@@ -1483,6 +1484,7 @@
   if (!strcmp(key, "dw_ring_cap")) { g_dw_ring_cap = value < 2 ? 2 : value > 16 ? 16 : value; return NERF_OK; }
   if (!strcmp(key, "pass_queue")) { g_pass_queue = value ? 1 : 0; return NERF_OK; }
   if (!strcmp(key, "dw_narrow_first")) { g_dw_narrow_first = value ? 1 : 0; return NERF_OK; }
+  if (!strcmp(key, "density_requery")) { g_density_requery = value ? 1 : 0; return NERF_OK; }
   if (!strcmp(key, "f22_tiles")) {
     NERF_REQUIRE(value == 0 || value == 2 || value == 3, NERF_E_UNSUPPORTED, "nerf_set_option: f22_tiles must be 0 (automatic), 2 or 3");
     f22::g_tiles = value;
@@ -1510,6 +1512,7 @@
   if (!strcmp(key, "pass_queue")) return g_pass_queue;
   if (!strcmp(key, "dw_narrow_first")) return g_dw_narrow_first;
   if (!strcmp(key, "f22_tiles")) return f22::g_tiles;
+  if (!strcmp(key, "density_requery")) return g_density_requery;
   return NERF_OPTION_UNKNOWN;
 }
 
@@ -1522,6 +1525,10 @@
   return k == 0 ? L::PACKED_BYTES + (arch_f32(arch) ? f32::PACKED_BYTES : 0) + (arch_s16(arch) ? f22::PACKED_BYTES + s16::PACKED_BYTES : 0)
          : k == 1 ? IMG_BF16_BYTES + (arch_s16(arch) ? s16x::IMG_PACKED_BYTES : 0) + (arch_f32(arch) ? f32::PACKED_BYTES : 0)
          : k == 2 ? LN::PACKED_BYTES + (arch_s16(arch) ? s16x::SM_PACKED_BYTES : 0) : -1;
+}
+extern "C" int64_t nerf_mlp_density_bytes(const nerf_mlp_arch* arch) {
+  const int k = arch_kind(arch);
+  return k < 0 ? -1 : (k == 0 && arch_s16(arch)) ? f22::DENSITY_BYTES : 0;
 }
 static inline const void* packed32_of(const void* packed) { return static_cast<const char*>(packed) + L::PACKED_BYTES; }
 static inline const void* packed22_of(const void* packed) { return static_cast<const char*>(packed) + L::PACKED_BYTES; }
@@ -1555,8 +1562,14 @@
 #define NERF_ARCH_CHECK_ANY(who) NERF_REQUIRE(arch_kind(arch) >= 0, NERF_E_UNSUPPORTED, who NERF_ARCH_MSG)
 
 extern "C" int nerf_mlp_pack(const nerf_mlp_arch* arch, const float* params, void* packed, void* stream) {
+  return nerf_mlp_pack_density(arch, params, packed, nullptr, stream);
+}
+
+extern "C" int nerf_mlp_pack_density(const nerf_mlp_arch* arch, const float* params, void* packed, void* density, void* stream) {
   NERF_ARCH_CHECK_ANY("nerf_mlp_pack");
   NERF_REQUIRE(params && packed, NERF_E_NULL, "nerf_mlp_pack: params/packed is NULL");
+  NERF_REQUIRE(!density || nerf_mlp_density_bytes(arch) > 0, NERF_E_UNSUPPORTED,
+               "nerf_mlp_pack_density: this model has no density-only image (nerf_mlp_density_bytes is 0)");
   char* base = static_cast<char*>(packed);
   if (arch_kind(arch) == 2) {
     const int tot = (LN::F_PADDED + LN::B_PADDED) * 64 + LN::BI_TOTAL;
@@ -1587,7 +1600,7 @@
   int rc = check_launch("nerf_mlp_pack");
   if (rc) return rc;
   if (arch_f32(arch)) rc = f32::pack(params, base + L::PACKED_BYTES, 0, as_stream(stream));
-  if (!rc && arch_s16(arch)) rc = f22::pack(params, base + L::PACKED_BYTES, as_stream(stream));
+  if (!rc && arch_s16(arch)) rc = f22::pack(params, base + L::PACKED_BYTES, density, as_stream(stream));
   if (!rc && arch_s16(arch)) rc = s16::pack(params, base + L::PACKED_BYTES + f22::PACKED_BYTES, as_stream(stream));
   return rc;
 }
@@ -1747,6 +1760,18 @@
   return launch_fwd<1>(packed, nullptr, rays, z, B * n, n, freq_mode, raw, acts, stream);
 }
 
+extern "C" int nerf_query_density(const nerf_mlp_arch* arch, const void* packed, const void* density, const float* rays,
+                                  const float* z, int64_t B, int n, int freq_mode, float* raw, void* stream) {
+  if (!arch_ok(arch) || !arch_s16(arch) || !g_density_requery)
+    return nerf_query_fused(arch, packed, rays, z, B, n, freq_mode, raw, nullptr, stream);
+  NERF_REQUIRE(n >= 1, NERF_E_SHAPE, "nerf_query_density: n must be >= 1");
+  if (B <= 0) return NERF_OK;
+  NERF_REQUIRE(packed && density && rays && z && raw, NERF_E_NULL, "nerf_query_density: NULL pointer");
+  NERF_REQUIRE(freq_mode == 0 || freq_mode == 1, NERF_E_UNSUPPORTED, "nerf_query_density: freq_mode must be 0 or 1");
+  NERF_REQUIRE(B * (int64_t)n < (1ll << 31), NERF_E_SHAPE, "nerf_query_density: B*n must be < 2^31 samples per call");
+  return f22::forward_density(packed22_of(packed), density, rays, z, B * n, n, freq_mode, raw, ring_wgs(), as_stream(stream));
+}
+
 static int launch_dw_part(DwArgs& d, int nj, int64_t ntiles, int64_t nparams, const void* acts, void* dz, int64_t astride,
                           int64_t zstride, float* grads, hipStream_t s, int kind, int a_lo, int z_lo, int slot_base, int max_wgs) {
   const bool split_bf16 = kind == 1 || kind == 2;
diff --git a/nerf_meets_mlx_amd/csrc/mlp22.h b/nerf_meets_mlx_amd/csrc/mlp22.h
--- a/nerf_meets_mlx_amd/csrc/mlp22.h
+++ b/nerf_meets_mlx_amd/csrc/mlp22.h
@@ -8,10 +8,15 @@
 constexpr int F_PAIRS = 1172, F_FRAGS = 2 * F_PAIRS, F_PADDED = 2368, BIAS_FLOATS = 2496;
 constexpr int64_t PACKED_BYTES = (int64_t)F_PADDED * 1024 + (int64_t)BIAS_FLOATS * 4;
 
+constexpr int D_PAIRS = 968, D_FRAGS = 2 * D_PAIRS, D_PADDED = 1952;
+constexpr int64_t DENSITY_BYTES = (int64_t)D_PADDED * 1024;
+
 extern int g_tiles;
-int pack(const float* params, void* packed22, hipStream_t s);
+int pack(const float* params, void* packed22, void* density22, hipStream_t s);
 int forward(const void* packed22, const float* x, const float* rays, const float* z, int64_t M, int n, int freq_mode,
             float* out, int persistent_wgs, hipStream_t s);
+int forward_density(const void* packed22, const void* density22, const float* rays, const float* z, int64_t M, int n,
+                    int freq_mode, float* out, int persistent_wgs, hipStream_t s);
 
 }
 }
diff --git a/nerf_meets_mlx_amd/csrc/mlp22.hip b/nerf_meets_mlx_amd/csrc/mlp22.hip
--- a/nerf_meets_mlx_amd/csrc/mlp22.hip
+++ b/nerf_meets_mlx_amd/csrc/mlp22.hip
@@ -1,74 +1,36 @@
-#include "mlp_layout.h"
-#include "mlp22.h"
-
-#ifndef NERF_F22_SINF
-#define NERF_F22_SINF 0
-#endif
-
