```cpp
struct FastDiv {
  uint32_t mul, shr, div;
};
__device__ __forceinline__ uint32_t fdiv(uint32_t n, FastDiv d) { return d.div == 1 ? n : (__umulhi(n, d.mul) >> d.shr); }

template <int CTRL, int ROW_MASK = 0xF>
__device__ __forceinline__ float dpp_f(float v) {
  return __builtin_bit_cast(float, __builtin_amdgcn_update_dpp(0, __builtin_bit_cast(int, v), CTRL, ROW_MASK, 0xF, false));
}
__device__ __forceinline__ float row16_sum(float v) {
  v += dpp_f<0xB1>(v);
  v += dpp_f<0x4E>(v);
  v += dpp_f<0x141>(v);
  v += dpp_f<0x140>(v);
  return v;
}
__device__ __forceinline__ float wave_sum(float v) {
  v = row16_sum(v);
  v += dpp_f<0x142, 0xA>(v);
  v += dpp_f<0x143, 0xC>(v);
  return __builtin_bit_cast(float, __builtin_amdgcn_readlane(__builtin_bit_cast(int, v), 63));
}
__device__ __forceinline__ double wave_sum_d(double v) {
#pragma unroll
  for (int o = 32; o > 0; o >>= 1) v += __shfl_xor(v, o, 64);
  return v;
}

}

namespace vkh {
inline vk::FastDiv make_fastdiv(uint32_t d) {
  vk::FastDiv f;
  f.div = d;
  if (d <= 1) { f.mul = 0; f.shr = 0; f.div = 1; return f; }
  uint32_t lg = 0;
  while ((1u << lg) < d) ++lg;
  uint32_t p = 31 + lg;
  f.mul = (uint32_t)(((1ull << p) + d - 1) / d);
  f.shr = p - 32;
  return f;
}
void set_error(const char* fmt, ...);
int reserved_cus();

struct ProfScope {
  int idx;
  hipStream_t st;
  hipEvent_t ev_end;
  ProfScope(const char* tag, hipStream_t stream, double flops, double bytes);
  ~ProfScope();
};
}

#define VK_CHECK_ARG(cond, ...)                \
  do {                                         \
    if (!(cond)) {                             \
      vkh::set_error(__VA_ARGS__);             \
      return VK_ERR_ARG;                       \
    }                                          \
  } while (0)

#define VK_CHECK_HIP(expr)                                                              \
  do {                                                                                  \
    hipError_t e_ = (expr);                                                             \
    if (e_ != hipSuccess) {                                                             \
      vkh::set_error("%s failed: %s (%s:%d)", #expr, hipGetErrorString(e_), __FILE__, __LINE__); \
      return (int)e_;                                                                   \
    }                                                                                   \
  } while (0)

namespace vk {
struct WgradBatchPlan {
  int nwg = 0, nsegs = 0, ntred = 0, nlayers = 0;
  size_t off_layers = 0, off_segs = 0, off_wgfirst = 0, off_tred = 0, slab_need = 0;
  double flops = 0.0, bytes = 0.0;
};
bool wgrad_batch_supports(const vk_conv_desc* d);
int wgrad_batch_build(const vk_conv_desc* descs, const void* const* dz, float* const* dw, int n, int target_blocks, void* tables,
                      size_t tables_bytes, WgradBatchPlan* plan);
int wgrad_batch_launch(vk_dtype dt, const WgradBatchPlan& plan, const void* tables, void* slab, size_t slab_bytes, hipStream_t st);
}
```

Before: 2997.

## Use fewer BN stat replicas for wide channels and fold coeffs into backward apply

Adds a runtime replica count for BN-statistics atomics. Wide-channel BN layers (C>=128, bf16/f16 training) use min(32, 2048/C) replicas instead of 32, which shrinks the replica reduction. For those layers the backward apply kernel computes the BN backward coefficients from the replica sums in each block, with block 0 updating dgamma/dbeta, and prefetches its first batch of dy/z/mask loads before that work. This removes the separate coefficient kernel launch and part of the reduction cost, but it raises atomic contention on fewer replicas and repeats the coefficient math in every block.

```diff
diff --git a/vickers-hardness-unet_amd/csrc/conv_halo.hip b/vickers-hardness-unet_amd/csrc/conv_halo.hip
--- a/vickers-hardness-unet_amd/csrc/conv_halo.hip
+++ b/vickers-hardness-unet_amd/csrc/conv_halo.hip
@@ -59,6 +59,7 @@
   const float* bnr_shift;
   double* bnr_sums;
   const void* bnr_mask;
+  int repl;
 };
 
 template <typename T, int TH, int BN, int WGM, int WGN>
@@ -298,12 +299,12 @@
       } else if (p.bnr_sums) {
         const int kc = p.ld0;
         if (n0 + tid < kc) {
-          double* sp = p.bnr_sums + (size_t)(blockIdx.x % VK_STATS_REPLICAS) * 2 * kc;
+          double* sp = p.bnr_sums + (size_t)(blockIdx.x % p.repl) * 2 * kc;
           atomicAdd(sp + n0 + tid, (double)a);
           atomicAdd(sp + kc + n0 + tid, (double)b);
         }
       } else {
-        double* sp = p.stats + (size_t)(blockIdx.x % VK_STATS_REPLICAS) * 2 * p.K;
+        double* sp = p.stats + (size_t)(blockIdx.x % p.repl) * 2 * p.K;
         atomicAdd(sp + n0 + tid, (double)a);
         atomicAdd(sp + p.K + n0 + tid, (double)b);
       }
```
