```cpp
__host__ __device__ __forceinline__ int trtri_rows_last(int nt, int nbt) {
    const int pairs = (nt + 2 * nbt - 1) / (2 * nbt), right0 = (2 * (pairs - 1) + 1) * nbt;
    const int rows = nt - right0;
    return rows < 0 ? 0 : (rows > nbt ? nbt : rows);
}
__host__ __device__ __forceinline__ long trtri_level_tiles(int nt, int nbt) {
    const int pairs = (nt + 2 * nbt - 1) / (2 * nbt);
    return (long)(pairs - 1) * nbt * nbt + (long)nbt * trtri_rows_last(nt, nbt);
}
template <int STAGE>
__device__ __forceinline__ void trtri_map(int bid, int nt, int nbt, int& p, int& ri, int& cj) {
    const int per = nbt * nbt, pairs = (nt + 2 * nbt - 1) / (2 * nbt), full = (pairs - 1) * per;
    if (bid < full) {
        p = bid / per;
        const int rem = bid - p * per;
        if (STAGE == 1) {
            cj = rem / nbt;
            ri = rem - cj * nbt;
        } else {
            ri = nbt - 1 - rem / nbt;
            cj = rem % nbt;
        }
    } else {
        p = pairs - 1;
        const int rem = bid - full, rows = trtri_rows_last(nt, nbt);
        if (STAGE == 1) {
            cj = rem / rows;
            ri = rem - cj * rows;
        } else {
            ri = rows - 1 - rem / nbt;
            cj = rem % nbt;
        }
    }
}

template <int STAGE, int NW>
__device__ __forceinline__ void trtri_stage_tile(int bid, const double* __restrict__ L, double* __restrict__ X,
                                                 double* __restrict__ T, long ld, int nt, int nbt, double* smem) {
    int p, ri, cj;
    trtri_map<STAGE>(bid, nt, nbt, p, ri, cj);
    const int left0 = 2 * p * nbt, right0 = left0 + nbt;
    const int ti = right0 + ri, tj = left0 + cj;
    if (ti >= nt) return;
    d4 acc[4][GTCfg<NW>::NI];
// ... 462 lines not shown
```

### gpy_amd/csrc/gemm_tile.h

```cpp
#pragma once
#include "common.h"

#define GT_LDS_BYTES 73728

template <int NW>
struct GTCfg {
    static_assert(NW == 4, "the tile kernels run 4-wave workgroups");
    static constexpr int NTHR = NW * 64;
    static constexpr int NI = 4;
    static constexpr int WCOLS = NI * 16;
    static constexpr int WPR = 128 / WCOLS;
};

template <bool AK, bool BK, bool NEGA = false>
__device__ __forceinline__ void gemm_tile_128_v3(const double* __restrict__ A, long lda, const double* __restrict__ B,
                                                 long ldb, int K, d4 (&acc)[4][4], double* smem);

template <bool AK, bool BK, int NW, bool NEGA = false>
__device__ __forceinline__ void gemm_tile_128(const double* __restrict__ A, long lda,
                                              const double* __restrict__ B, long ldb, int K,
                                              d4 (&acc)[4][GTCfg<NW>::NI], double* smem) {
    gemm_tile_128_v3<AK, BK, NEGA>(A, lda, B, ldb, K, acc, smem);
}

template <int NW>
__device__ __forceinline__ void gt_zero(d4 (&acc)[4][GTCfg<NW>::NI]) {
#pragma unroll
    for (int mi = 0; mi < 4; ++mi)
#pragma unroll
        for (int ni = 0; ni < GTCfg<NW>::NI; ++ni) acc[mi][ni] = (d4){0.0, 0.0, 0.0, 0.0};
}

template <int NW>
__device__ __forceinline__ double* gt_cbase(double* C, long ldc) {
    const int t = threadIdx.x, lane = t & 63, w = t >> 6, wr = w / GTCfg<NW>::WPR, wc = w % GTCfg<NW>::WPR;
    return C + (long)(wr * 64 + (lane >> 4)) * ldc + wc * GTCfg<NW>::WCOLS + (lane & 15);
}

template <int NW>
__device__ __forceinline__ void gt_load_buf(const double* Ct, long ldc, d4 (&acc)[4][GTCfg<NW>::NI]) {
    typedef unsigned int u2 __attribute__((ext_vector_type(2)));
    const int t = threadIdx.x, lane = t & 63, w = t >> 6, wr = w / GTCfg<NW>::WPR, wc = w % GTCfg<NW>::WPR;
    __amdgpu_buffer_rsrc_t rs = __builtin_amdgcn_make_buffer_rsrc(const_cast<double*>(Ct), 0, 0x7fffffff, 0x00020000);
    const int ldb = (int)ldc * 8;
    const int voff = (wr * 64 + (lane >> 4)) * ldb + (wc * GTCfg<NW>::WCOLS + (lane & 15)) * 8;
#pragma unroll
    for (int mi = 0; mi < 4; ++mi)
#pragma unroll
        for (int r = 0; r < 4; ++r) {
            const int soff = (mi * 16 + 4 * r) * ldb;
#pragma unroll
            for (int ni = 0; ni < GTCfg<NW>::NI; ++ni) {
                const u2 v = __builtin_amdgcn_raw_buffer_load_b64(rs, voff + ni * 128, soff, 0);
                acc[mi][ni][r] = __builtin_bit_cast(double, v);
            }
        }
}

template <int NW>
__device__ __forceinline__ void gt_load_neg(const double* __restrict__ C, long ldc, d4 (&acc)[4][GTCfg<NW>::NI]) {
    const double* base = gt_cbase<NW>(const_cast<double*>(C), ldc);
#pragma unroll
    for (int mi = 0; mi < 4; ++mi)
#pragma unroll
        for (int ni = 0; ni < GTCfg<NW>::NI; ++ni)
#pragma unroll
            for (int r = 0; r < 4; ++r) acc[mi][ni][r] = -base[(long)(mi * 16 + 4 * r) * ldc + ni * 16];
}

template <int MODE, int NW>
__device__ __forceinline__ void gt_store(double* __restrict__ C, long ldc, const d4 (&acc)[4][GTCfg<NW>::NI],
                                         double alpha = 1.0, double beta = 0.0) {
    constexpr int NI = GTCfg<NW>::NI;
    double* base = gt_cbase<NW>(C, ldc);
#pragma unroll
    for (int mi = 0; mi < 4; ++mi) {
        double old[NI][4];
        if (MODE >= 2) {
#pragma unroll
            for (int ni = 0; ni < NI; ++ni)
#pragma unroll
                for (int r = 0; r < 4; ++r) old[ni][r] = base[(long)(mi * 16 + 4 * r) * ldc + ni * 16];
        }
#pragma unroll
        for (int ni = 0; ni < NI; ++ni)
#pragma unroll
            for (int r = 0; r < 4; ++r) {
                double* p = base + (long)(mi * 16 + 4 * r) * ldc + ni * 16;
                const double v = acc[mi][ni][r];
                if (MODE == 0) *p = v;
                else if (MODE == 1) *p = -v;
                else if (MODE == 2) *p = old[ni][r] - v;
                else *p = alpha * v + beta * old[ni][r];
            }
    }
}

#define GT3_SMN 132
#define GT3_OP 2176
#define GT3_LDS_BYTES (2 * 2 * GT3_OP * 8)

__device__ __forceinline__ int gt3_h(int r) { return ((r >> 1) & 7) ^ ((((r & 15) >= 4) && ((r & 15) <= 11)) ? 2 : 0); }

template <bool KC>
__device__ __forceinline__ void gt3_src_offsets(long ld, int lane, int w, int (&voff)[4]) {
#pragma unroll
    for (int ii = 0; ii < 4; ++ii) {
        const int i = 4 * w + ii;
        if (KC) {
            const int row = 8 * i + (lane >> 3), g = (lane & 7) ^ gt3_h(row);
            voff[ii] = (int)((row * ld + 2 * g) * 8);
        } else {
            voff[ii] = (int)((i * ld + 2 * lane) * 8);
        }
    }
}

template <bool KC>
__device__ __forceinline__ void gt3_issue(__amdgpu_buffer_rsrc_t rs, const int (&voff)[4], int soff, double* sdst, int w) {
#pragma unroll
    for (int ii = 0; ii < 4; ++ii) {
        const int i = 4 * w + ii;
        double* d = KC ? sdst + i * 128 : sdst + i * GT3_SMN;
        __builtin_amdgcn_raw_ptr_buffer_load_lds(rs, d, 16, voff[ii], soff, 0, 0);
    }
}

template <bool AK, bool BK, bool NEGA>
__device__ __forceinline__ void gemm_tile_128_v3(const double* __restrict__ A, long lda,
                                                 const double* __restrict__ B, long ldb, int K, d4 (&acc)[4][4],
                                                 double* smem) {
    const int t = threadIdx.x, lane = t & 63, w = t >> 6, wr = w >> 1, wc = w & 1;
    const int nk = K / 16;
    const int arow = wr * 64 + (lane & 15), bcol = wc * 64 + (lane & 15), kq = lane >> 4;
    auto rsrc = [](const double* p) {
        return __builtin_amdgcn_make_buffer_rsrc(const_cast<double*>(p), 0, 0x7fffffff, 0x00020000);
    };
    int va[4], vb[4];
    gt3_src_offsets<AK>(lda, lane, w, va);
    gt3_src_offsets<BK>(ldb, lane, w, vb);
    const long sa = AK ? 16 : 16 * lda, sb = BK ? 16 : 16 * ldb;
    int fa0[4], fb0[4];
#pragma unroll
    for (int mi = 0; mi < 4; ++mi) {
        const int r = arow + mi * 16, c = bcol + mi * 16;
        fa0[mi] = AK ? r * 16 : r;
        fb0[mi] = BK ? c * 16 : c;
    }
    const int ha = gt3_h(arow), hb = gt3_h(bcol);
    gt3_issue<AK>(rsrc(A), va, 0, smem, w);
    gt3_issue<BK>(rsrc(B), vb, 0, smem + GT3_OP, w);
    __builtin_amdgcn_s_waitcnt(0x0F70);
    __syncthreads();
    for (int kt = 0; kt < nk; ++kt) {
        const int cur = kt & 1;
        if (kt + 1 < nk) {
            double* nxt = smem + (cur ^ 1) * 2 * GT3_OP;
            gt3_issue<AK>(rsrc(A + (kt + 1) * sa), va, 0, nxt, w);
            gt3_issue<BK>(rsrc(B + (kt + 1) * sb), vb, 0, nxt + GT3_OP, w);
        }
        const double* a_s = smem + cur * 2 * GT3_OP;
        const double* b_s = a_s + GT3_OP;
#pragma unroll
        for (int e = 0; e < 2; ++e) {
            d2 af[4], bf[4];
#pragma unroll
            for (int mi = 0; mi < 4; ++mi) {
                if (AK) af[mi] = *reinterpret_cast<const d2*>(a_s + fa0[mi] + 2 * ((2 * kq + e) ^ ha));
                else af[mi] = (d2){a_s[(4 * kq + 2 * e) * GT3_SMN + fa0[mi]], a_s[(4 * kq + 2 * e + 1) * GT3_SMN + fa0[mi]]};
            }
#pragma unroll
            for (int ni = 0; ni < 4; ++ni) {
                if (BK) bf[ni] = *reinterpret_cast<const d2*>(b_s + fb0[ni] + 2 * ((2 * kq + e) ^ hb));
                else bf[ni] = (d2){b_s[(4 * kq + 2 * e) * GT3_SMN + fb0[ni]], b_s[(4 * kq + 2 * e + 1) * GT3_SMN + fb0[ni]]};
            }
#pragma unroll
            for (int s = 0; s < 2; ++s)
#pragma unroll
                for (int mi = 0; mi < 4; ++mi)
#pragma unroll
                    for (int ni = 0; ni < 4; ++ni)
                        acc[mi][ni] = mfma_f64(NEGA ? -af[mi][s] : af[mi][s], bf[ni][s], acc[mi][ni]);
        }
        __builtin_amdgcn_s_waitcnt(0x0F70);
        __syncthreads();
    }
}
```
□ □ □
■ THE TASK
Retype the first line of the entries and every line after it, please, through the line that contains "0) + (arch_f32(arch) ? f32::PACKED_BYTES : 0)". Add nothing.

■ TASK OUTPUT
@@ -1483,6 +1484,7 @@
   if (!strcmp(key, "dw_ring_cap")) { g_dw_ring_cap = value < 2 ? 2 : value > 16 ? 16 : value; return NERF_OK; }
   if (!strcmp(key, "pass_queue")) { g_pass_queue = value ? 1 : 0; return NERF_OK; }
   if (!strcmp(key, "dw_narrow_first")) { g_dw_narrow_first = value ? 1 : 0; return NERF_OK; }
+  if (!strcmp(key, "density_requery")) { g_density_requery = value ? 1 : 0; return NERF_OK; }
   if (!strcmp(key, "f22_tiles")) {
     NERF_REQUIRE(value == 0 || value == 2 || value == 3, NERF_E_UNSUPPORTED, "nerf_set_option: f22_tiles must be 0 (automatic), 2 or 3");
     f22::g_tiles = value;
@@ -1510,6 +1512,7 @@
   if (!strcmp(key, "pass_queue")) return g_pass_queue;
   if (!strcmp(key, "dw_narrow_first")) return g_dw_narrow_first;
   if (!strcmp(key, "f22_tiles")) return f22::g_tiles;
+  if (!strcmp(key, "density_requery")) return g_density_requery;
   return NERF_OPTION_UNKNOWN;
 }
 
@@ -1522,6 +1525,10 @@
   return k == 0 ? L::PACKED_BYTES + (arch_f32(arch) ? f32::PACKED_BYTES : 0) + (arch_s16(arch) ? f22::PACKED_BYTES + s16::PACKED_BYTES : 0)
          : k == 1 ? IMG_BF16_BYTES + (arch_s16(arch) ? s16x::IMG_PACKED_BYTES : 0) + (arch_f32(arch) ? f32::PACKED_BYTES : 0)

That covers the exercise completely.